_Work item_. Please copy exactly the lines that run from the start of the entries to the line containing "Workload: dtype f32;", inclusive.

+++ Source material +++

# elchemista/vettore

Measured on AMD Instinct MI355X. Metric: queries/sec, flat cosine top-10, N=10000000 d=768 (achieved HBM GB/s in roofline), higher is better.
Workload: dtype f32; 1 GPU; index: :flat, metric: :cosine, d=768, N=10000000, limit=10, single query in flight; rows_per_gpu=10000000, reduce_order=sse2, processes=1

## Files before the change

vettore_amd/csrc/host/vt_search.h:

```cpp
#pragma once

namespace {

enum : unsigned { NEED_RANKS = 1, NEED_STRICT_RANKS = 2, NEED_BITS = 4, NEED_NORMS = 8, NEED_NZBITS = 16, NEED_SKETCH = 32 };
constexpr int kEscalate = -101;

bool lazy_ranks_ok(const Shard *ix, size_t limit) {
  const size_t lazy_want = std::min<size_t>(limit, ix->n) + (limit < ix->n ? 1 : 0);
  const size_t kmax = vt::scan_lds_bytes((uint32_t)ix->dim, vt::kMaxFusedK) ? (size_t)vt::kMaxFusedK : (size_t)vt::kSmallK;
  return !ix->ranks_clean && !ix->external_ranks && lazy_want <= kmax &&
         ix->unranked <= std::max<size_t>(65536, ix->n / 8);
}

constexpr size_t kPatternMinRows = 16384, kPatternMaxWant = 8 * (size_t)vt::kMaxFusedK;
bool pattern_metric(int metric) {
  return metric == VT_HAMMING || metric == VT_JACCARD;
}
bool pattern_search_applies(const Shard *ix, size_t limit) {
  return pattern_metric(ix->metric) && !ix->nz_bits.refused && ix->n >= kPatternMinRows &&
         std::min<size_t>(limit, ix->n) + 1 <= kPatternMaxWant;
}

bool shadow_metric(int metric) {
  return metric == VT_COSINE || metric == VT_INNER_PRODUCT || metric == VT_NEG_INNER_PRODUCT || metric == VT_L2 ||
// ... 269 lines not shown
  VT_HIP(vt::launch_sketch_tail(ta, c.stream));
  VT_HIP(hipStreamSynchronize(c.stream));
  if (c.hSkInfo.p[0] == 2u) {
    VT_TRY(c.ensure_part_lists((size_t)kSketchRescoreBlocks * k));
    vt::ScanArgs sa = scan_args(ix, c, d);
    set_gather(sa, gather_of(c.dSkRows.p), kSketchCandCap);
    sa.k = k;
    use_part_lists(sa, c);
    sa.batch_counts = c.dSkCount.p;
    sa.batch_cap = kSketchCandCap;
    VT_HIP(vt::launch_scan_batch(sa, kSketchRescoreBlocks, 1, c.stream));
    VT_HIP(vt::launch_select(c.dPartKeys.p, c.dPartPay.p, kSketchRescoreBlocks * k, k, 0, 0, c.dStatus.p, c.dResMapped,
                             c.dSelKeys.p, c.dSelPay.p, c.stream));
    VT_HIP(hipStreamSynchronize(c.stream));
  }
  const bool certified = c.hSkInfo.p[0] != 0u && c.hRes.p->status == 0;
  if (c.profiling) {
    float ms = 0.f;
    VT_TRY(c.span_ms(&ms));
    const uint64_t bytes = (uint64_t)vt::sketch_bytes(ix->n, d);
    c.prof.sketch_launches += 1;
    c.prof.sketch_ms += ms;
    c.prof.sketch_bytes += bytes;
    c.prof.sketch_candidates += c.hSkInfo.p[1];
    c.prof.sketch_tail_rescored += c.hSkInfo.p[0] == 1u ? 1 : 0;
    VT_TRY(c.book_scan(1, ix->n, bytes));
  }
  if (!certified) {
    c.prof.sketch_fallbacks += 1;
    return VT_OK;
  }
  std::vector<vt::Entry> entries(c.hRes.p->e, c.hRes.p->e + c.hRes.p->count);
  VT_TRY(make_hits(ix, entries, out));
  *done = true;
  return VT_OK;
}

int sketch6_search(Shard *ix, Ctx &c, const float *query, size_t limit, bool *done, vt_hits **out, int bits = 6) {
  const SketchKind &kind = sketch_kind(bits);
  const bool five = bits == 5;
  *done = false;
  const uint32_t d = (uint32_t)ix->dim, ld = ix->ld, ld8 = vt::sketch_ld8(d);
  double qq = 0.0;
  for (uint32_t i = 0; i < d; ++i) qq += (double)query[i] * (double)query[i];
  const double up = 1.0 + 0x1p-30;
  const double qn = std::sqrt(qq) * up;
  if (!(qn * ix->*kind.max_norm * up < 0x1p126)) return VT_OK;
  const uint32_t lw = vt_host::sketch6_level_words(d);
  const size_t qwords = (size_t)ld + (size_t)vt::kSketch6Levels * lw;
  const size_t chain_zeros = vt::kScanFilterSyncWords;
  const size_t total = qwords + (kind.exact_threshold ? chain_zeros : 0);
  VT_TRY(c.dQ.ensure(total));
  VT_TRY(c.hQ.ensure(total));
  if (c.hSkResid.size() < d) c.hSkResid.resize(d);
  float *hq = c.hQ.p;
  std::memcpy(hq, query, (size_t)d * sizeof(float));
  for (uint32_t i = d; i < ld; ++i) hq[i] = 0.0f;
  float t[vt::kSketch6Levels];
  double ee = 0.0;
  static_assert(vt::kSketch6Levels == vt_host::kSketch6Levels, "one number of query levels on both sides");
  vt_host::sketch6_query_levels(query, d, reinterpret_cast<uint32_t *>(hq + ld), c.hSkResid.data(), t, &ee);
  if (kind.exact_threshold) std::memset(hq + qwords, 0, chain_zeros * sizeof(float));
  uint32_t *chain_words = reinterpret_cast<uint32_t *>(c.dQ.p + qwords);
  c.qbits_kind = 0;
  c.qsrc = c.dQ.p;
  VT_HIP(hipMemcpyAsync(c.dQ.p, c.hQ.p, total * sizeof(float), hipMemcpyHostToDevice, c.stream));

  const uint32_t kp = kSketch6ListK, k = (uint32_t)limit;
  const uint32_t blocks = (uint32_t)c.num_cus * 4u, lists = blocks * kind.block_lists;
  VT_TRY(c.dSkKeys.ensure((size_t)lists * kp));
  VT_TRY(c.dSkPay.ensure((size_t)lists * kp));
  VT_TRY(c.dSkLoWords.ensure((size_t)lists * kp));
  VT_TRY(c.dSkHiWords.ensure((size_t)lists * kp));
  const uint32_t cand_cap = kind.cand_cap, rescore_blocks = kind.rescore_blocks;
  DevBuf<uint32_t> &cand_rows = c.*kind.cand_rows;
  VT_TRY(cand_rows.ensure(cand_cap));
  VT_TRY(c.dSkCount.ensure(1));
  const uint32_t thresh_blocks = vt::sketch_thresh_blocks(lists, kp);
  VT_TRY(c.dSkParts.ensure((size_t)thresh_blocks * (2 * k + 1) + 1));
  VT_TRY(c.dSkSync.ensure(4));
  VT_TRY(c.hSkInfo.ensure(4));
  VT_TRY(c.ensure_part_lists(std::max<size_t>((size_t)rescore_blocks * k, vt::kScanFilterCap)));
  uint32_t *info = c.hSkInfo.mapped();
  if (!info) return fail(VT_ERR_DEVICE, "hipHostGetDevicePointer (sketch status)");
  vt::Sketch6ScanArgs a{};
  a.img = (ix->*kind.col).buf.p;
  a.id_rank = ix->dRank.p;
  a.qimg = reinterpret_cast<const uint32_t *>(c.dQ.p + ld);
  a.n = ix->n;
  a.d = d;
  a.ld8 = ld8;
  a.metric = ix->metric;
  for (int j = 0; j < vt::kSketch6Levels; ++j) a.t[j] = t[j];
  a.qn = qn;
  a.eta = std::sqrt(ee) * up;
  a.kerr = 8.0 * d * 0x1p-24;
  {
    int64_t pos = 0, neg = 0, l1 = 0;
    const uint32_t *last = reinterpret_cast<const uint32_t *>(hq + ld) + (size_t)(vt::kSketch6Levels - 1) * lw;
    if (bits == 4) {
      a.c3 = a.w3 = 0.0;
    } else if (five) {
      vt_host::sketch5_level_bound(last, lw, t[vt::kSketch6Levels - 1], &a.c3, &a.w3);
    } else {
      vt_host::sketch6_level_sums(last, lw, &pos, &neg, &l1);
      const double t3 = 1.5 * (double)t[vt::kSketch6Levels - 1];
      a.c3 = t3 * (double)(pos + neg);
      a.w3 = t3 * (double)l1;
    }
  }
  a.k = kp;
  a.part_keys = c.dSkKeys.p;
  a.part_pay = c.dSkPay.p;
  a.lo_words = c.dSkLoWords.p;
  a.hi_words = c.dSkHiWords.p;
  VT_TRY(c.mark_begin());
  VT_HIP(kind.scan(a, blocks, c.stream));
  VT_TRY(c.mark_end());
  vt::SketchSpreadArgs ta{};
  ta.lo_words = c.dSkLoWords.p;
  ta.hi_words = c.dSkHiWords.p;
  ta.pay = c.dSkPay.p;
  ta.lists = lists;
  ta.kp = kp;
  ta.k = k;
  ta.cap = cand_cap;
  ta.parts = c.dSkParts.p;
  ta.live = c.dSkParts.p + (size_t)thresh_blocks * k;
  ta.sync = c.dSkSync.p;
  ta.rows = cand_rows.p;
  ta.count = c.dSkCount.p;
  ta.info = info;
  if (kind.exact_threshold) ta.slots = ta.live + thresh_blocks;
  VT_HIP(vt::launch_sketch_thresh(ta, c.stream));
  if (kind.exact_threshold) {
    vt::SketchRefineArgs ra{};
    ra.parts = ta.parts;
    ra.slots = ta.slots;
    ra.live = ta.live;
    ra.thresh_blocks = thresh_blocks;
    ra.k = k;
    ra.pay = c.dSkPay.p;
    ra.slots_total = lists * kp;
    ra.X = ix->dX;
    ra.stride = ld;
    ra.q = c.qsrc;
    ra.d = d;
    ra.metric = ix->metric;
    ra.order = ix->order;
    ra.kt_out = ta.slots + (size_t)thresh_blocks * k;
    VT_HIP(vt::launch_sketch_refine(ra, c.stream));
    ta.kt_word = ra.kt_out;
  }
  VT_HIP(vt::launch_sketch_collect(ta, c.stream));
  vt::ScanArgs sa = scan_args(ix, c, d);
  set_gather(sa, gather_of(cand_rows.p), cand_cap);
  sa.k = k;
  use_part_lists(sa, c);
  sa.batch_counts = c.dSkCount.p;
  sa.batch_cap = cand_cap;
  bool delivered = false;
  if (kind.exact_threshold) {
    vt::ScanArgs fa = sa;
    fa.hi_word = ta.kt_word;
    fa.surv_keys = c.dPartKeys.p;
    fa.surv_pay = c.dPartPay.p;
    fa.surv_cap = vt::kScanFilterCap;
    fa.fsync = chain_words;
    fa.out = c.dResMapped;
    fa.info = info;
    VT_HIP(vt::launch_scan_filter(fa, rescore_blocks, c.stream));
    VT_HIP(hipStreamSynchronize(c.stream));
    delivered = c.hSkInfo.p[0] == vt::kScanFilterDelivered;
  }
  if (!delivered && (!kind.exact_threshold || c.hSkInfo.p[0] == 2u)) {
    VT_HIP(vt::launch_scan_batch(sa, rescore_blocks, 1, c.stream));
    VT_HIP(vt::launch_select(c.dPartKeys.p, c.dPartPay.p, rescore_blocks * k, k, 0, 0, c.dStatus.p, c.dResMapped,
                             c.dSelKeys.p, c.dSelPay.p, c.stream));
    VT_HIP(hipStreamSynchronize(c.stream));
  }
  const bool certified = (delivered || c.hSkInfo.p[0] == 2u) && c.hRes.p->status == 0;
  if (delivered && certified) c.prof.sketch4_finished += 1;
  if (c.profiling) {
    float ms = 0.f;
    VT_TRY(c.span_ms(&ms));
    const uint64_t bytes = (uint64_t)kind.bytes(ix->n, d);
    c.prof.*kind.launches += 1;
    c.prof.*kind.ms += ms;
    c.prof.*kind.bytes_read += bytes;
    c.prof.*kind.candidates += c.hSkInfo.p[1];
    if (bits == 6) c.prof.sketch6_tail_words += c.hSkInfo.p[3] == 1u ? 1 : 0;
    VT_TRY(c.book_scan(1, ix->n, bytes));
  }
  std::atomic<uint32_t> &misses = ix->*kind.misses;
  if (!certified) {
    c.prof.*kind.fallbacks += 1;
    misses.fetch_add(1, std::memory_order_relaxed);
    return VT_OK;
  }
  misses.store(0, std::memory_order_relaxed);
  std::vector<vt::Entry> entries(c.hRes.p->e, c.hRes.p->e + c.hRes.p->count);
  VT_TRY(make_hits(ix, entries, out));
  *done = true;
  return VT_OK;
}
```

+++

_The answer_.
# elchemista/vettore

Measured on AMD Instinct MI355X. Metric: queries/sec, flat cosine top-10, N=10000000 d=768 (achieved HBM GB/s in roofline), higher is better.
Workload: dtype f32; 1 GPU; index: :flat, metric: :cosine, d=768, N=10000000, limit=10, single query in flight; rows_per_gpu=10000000, reduce_order=sse2, processes=1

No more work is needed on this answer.